Material to process:
——————

constexpr int kSelfLane = 63;
constexpr int kSlackScale = 1 << 20;
constexpr int kBatchLane0 = kSelfLane + 1 - kNCOL;
template <class real> NM_FN void hull_ring(const Model<real>& M, int gv, V<int>& nbg, V<real>* v) {
  const V<int> lane = lane_id();
  const VB nbl = lane < M.maxnbr;
  V<real> o[4];
  gld4(M.hullnv, (sel(nbl, lane, V<int>(M.maxnbr)) + gv * (M.maxnbr + 1)) * 4, o);
  v[0] = o[0]; v[1] = o[1]; v[2] = o[2];
  nbg = to_int(o[3]);
}
template <class real> struct Rings {
  V<int> nb[kNCOL];
  V<real> vv[kNCOL][3];
  int cur[kNCOL];
};
template <class real> NM_FN void collide_rings(const Sh<real>& sh, const Model<real>& M, Rings<real>& r) {
#pragma unroll
  for (int g = 0; g < kNCOL; g++) {
    const int vadr = (int)M.colc[kColN * g + 6];
    r.cur[g] = uniform(sh.hcache[g]);
    hull_ring(M, vadr + r.cur[g], r.nb[g], r.vv[g]);
  }
}
template <class real> NM_FN void stage_collide(Sh<real>& sh, const Model<real>& M, int* dropped, Rings<real>& rg, bool pairs = true) {
  typedef V<real> vr;
  const V<int> lane = lane_id();
  const real bz = sh.qpos[2];
  const VB nbl = lane < M.maxnbr;
  V<int>* nb = rg.nb;
  vr (*vv)[3] = rg.vv;
  int* cur = rg.cur;
  real pz[kNCOL], ldv[kNCOL][3], sv[kNCOL];
  bool near[kNCOL];
  vr val[kNCOL];
#pragma unroll
  for (int g = 0; g < kNCOL; g++) {
    const real* R = sh.colR + 9 * g;
    const real* cc = M.colc + kColN * g;
    pz[g] = sh.colp[3 * g + 2] + bz;
    const real cz = R[6] * cc[0] + R[7] * cc[1] + R[8] * cc[2] + pz[g];
    near[g] = !(cz - cc[3] > real(0));
    ldv[g][0] = -R[6]; ldv[g][1] = -R[7]; ldv[g][2] = -R[8];
    val[g] = ldv[g][0] * vv[g][0] + ldv[g][1] * vv[g][1] + ldv[g][2] * vv[g][2];
    sv[g] = rdlane(val[g], kSelfLane);
  }
  NM_BSTAMP(11);
#pragma unroll
  for (int g = 0; g < kNCOL; g++) {
    const real tol = hull_tie_tol<real>();
    if (near[g] && wany(nbl & (nb[g] >= 0) & (val[g] >= vr(sv[g] - tol)))) {
      {
        const real* cc = M.colc + kColN * g;
        real top = ldv[g][0] * cc[8] + ldv[g][1] * cc[9] + ldv[g][2] * cc[10];
#pragma unroll
        for (int a = 0; a < 3; a++) top += cc[20 + a] * vabs(ldv[g][0] * cc[11 + 3 * a] + ldv[g][1] * cc[12 + 3 * a] + ldv[g][2] * cc[13 + 3 * a]);
        if (uniform(pz[g] - top > kObbSlack<real>())) { near[g] = false; continue; }
      }
// ... 10 lines not shown
        si = rdlane(nb[g], lbest);
        NM_BSTAMP(12);
        hull_ring(M, vadr + si, nb[g], vv[g]);
        val[g] = ld[0] * vv[g][0] + ld[1] * vv[g][1] + ld[2] * vv[g][2];
        sv[g] = rdlane(val[g], kSelfLane);
        NM_BSTAMP(14);
        sh.nhop += 1;
      }
      if (full) {
        NM_BSTAMP(12);
        const int held = si;
        si = support_exhaustive(M, ld, nvert, vadr);
        sh.hcache[7] += 1;
#ifdef NM_MEASURE
        sh.nhop += g == 0 ? 1000 : 100000;
#endif
        if (si != held) {
          hull_ring(M, vadr + si, nb[g], vv[g]);
          val[g] = ld[0] * vv[g][0] + ld[1] * vv[g][1] + ld[2] * vv[g][2];
          sv[g] = rdlane(val[g], kSelfLane);
        }
        NM_BSTAMP(15);
      }
      if (si != cur[g]) sh.hcache[g] = si;
    }
  }
  NM_BSTAMP(12);
  int total = 0;
  unsigned hitbits = 0;
#pragma unroll
  for (int g = 0; g < kNCOL; g++) hitbits |= (uniform(near[g] && pz[g] - sv[g] < real(0)) ? 1u : 0u) << g;
  const int nhit = popc64(hitbits);
  bool batch = false;
  if (nhit >= M.collide_batch_min) {
    const uint64_t hitm = (uint64_t)hitbits << kBatchLane0;
    vr X[3] = {vv[kNCOL - 1][0], vv[kNCOL - 1][1], vv[kNCOL - 1][2]}, svl = val[kNCOL - 1];
    V<int> slackl = nb[kNCOL - 1];
    V<int> lb = lane;
#pragma unroll
    for (int g = kNCOL - 2; g >= 0; g--) {
      order_after(lb, X[0]);
      const VB mg = lb == kBatchLane0 + g;
      X[0] = sel(mg, vv[g][0], X[0]); X[1] = sel(mg, vv[g][1], X[1]); X[2] = sel(mg, vv[g][2], X[2]);
      svl = sel(mg, val[g], svl);
      slackl = sel(mg, nb[g], slackl);
    }
    const VB ml = lane >= kBatchLane0;
    const V<int> gl = sel(ml, lane - kBatchLane0, V<int>(0));
    const vr pzl = ldsv(sh.colp, gl * 3 + 2) + bz;
    const vr distl = pzl - svl;
    const VB wr = in_mask(hitm);
    const VB lone = distl * real(-0.5 * kSlackScale) < to_real<real>(slackl);
    if (!wany(wr & !lone)) {
      vr Rl[9], pl[2], pnt[3];
#pragma unroll
      for (int j = 0; j < 9; j++) Rl[j] = ldsv(sh.colR, gl * 9 + j);
#pragma unroll
      for (int j = 0; j < 2; j++) pl[j] = ldsv(sh.colp, gl * 3 + j);
      matvec3_fma(pnt, Rl, X);
      pnt[0] = pnt[0] + pl[0]; pnt[1] = pnt[1] + pl[1]; pnt[2] = pnt[2] + ldsv(sh.colp, gl * 3 + 2);
      const V<int> slot = lane_rank(hitm);
      const V<int> sl = sel(wr, slot, V<int>(0));
      stsv(sh.cpos(), sl * 3, pnt[0], wr);
      stsv(sh.cpos(), sl * 3 + 1, pnt[1], wr);
      stsv(sh.cpos(), sl * 3 + 2, pnt[2] - real(0.5) * distl, wr);
      stsv(sh.cdist(), sl, distl, wr);
      stsv(sh.cleg(), sl, gl - 1, wr);
// ... 70 lines not shown
      f(std::integral_constant<int, C>{});
      for_contacts<C + 1, N>(ncon, f);
    }
  }
}
template <class F> NM_FN void sfor4(F&& f) {
  f(std::integral_constant<int, 0>{}); f(std::integral_constant<int, 1>{}); f(std::integral_constant<int, 2>{}); f(std::integral_constant<int, 3>{});
}
template <int NP, int P = 0, class F> NM_FN void sfor_pairs(int ncon, F&& f) {
  if constexpr (P < NP) {
    if (P / 2 < ncon) {
      f(std::integral_constant<int, P>{});
      f(std::integral_constant<int, P + 1>{});
      sfor_pairs<NP, P + 2>(ncon, f);
    }
  }
}
template <class X> NM_FN void pgs_row_prepare(const X& Rr, const X& f, const X& ARinv, X& k0, X& k1, X& nf) {
  k0 = -ARinv;
  k1 = (Rr * f) * k0;
  nf = -f;
}
template <class X> NM_FN X pgs_row_delta(const X& g, const X& k0, const X& k1, const X& nf) { return vmax(vfma(g, k0, k1), nf); }
template <class X> NM_FN X pgs_row_cost(const X& dl, const X& hA, const X& g, const X& Rr, const X& f) { return dl * vfma(hA, dl, vfma(Rr, f, g)); }
template <class real, class X, class B> NM_FN void noslip_pair_prepare(const X& f, const X& fp, const B& small, X& lo, X& hi) {
  const X mean = real(0.5) * (fp - f);
  lo = sel(small, mean, -f);
  hi = sel(small, mean, fp);
}
template <class X> NM_FN X noslip_pair_delta(const X& dg, const X& invK1, const X& lo, const X& hi) { return vmin(vmax(-dg * invK1, lo), hi); }
template <class X> NM_FN X noslip_pair_cost(const X& d, const X& hK1, const X& dg) { return d * vfma(hK1, d, dg); }
template <class real, class X> NM_FN auto noslip_pair_bad(const X& change) { return change > X(real(1e-10)); }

——————

What the task requires: Return only the stretch of the material above from the line holding "sh.hcache[7] += 1;" through the line holding "V<int> slackl = nb[kNCOL - 1];", copied exactly.

Finished task:
        sh.hcache[7] += 1;
#ifdef NM_MEASURE
        sh.nhop += g == 0 ? 1000 : 100000;
#endif
        if (si != held) {
          hull_ring(M, vadr + si, nb[g], vv[g]);
          val[g] = ld[0] * vv[g][0] + ld[1] * vv[g][1] + ld[2] * vv[g][2];
          sv[g] = rdlane(val[g], kSelfLane);
        }
        NM_BSTAMP(15);
      }
      if (si != cur[g]) sh.hcache[g] = si;
    }
  }
  NM_BSTAMP(12);
  int total = 0;
  unsigned hitbits = 0;
#pragma unroll
  for (int g = 0; g < kNCOL; g++) hitbits |= (uniform(near[g] && pz[g] - sv[g] < real(0)) ? 1u : 0u) << g;
  const int nhit = popc64(hitbits);
  bool batch = false;
  if (nhit >= M.collide_batch_min) {
    const uint64_t hitm = (uint64_t)hitbits << kBatchLane0;
    vr X[3] = {vv[kNCOL - 1][0], vv[kNCOL - 1][1], vv[kNCOL - 1][2]}, svl = val[kNCOL - 1];
    V<int> slackl = nb[kNCOL - 1];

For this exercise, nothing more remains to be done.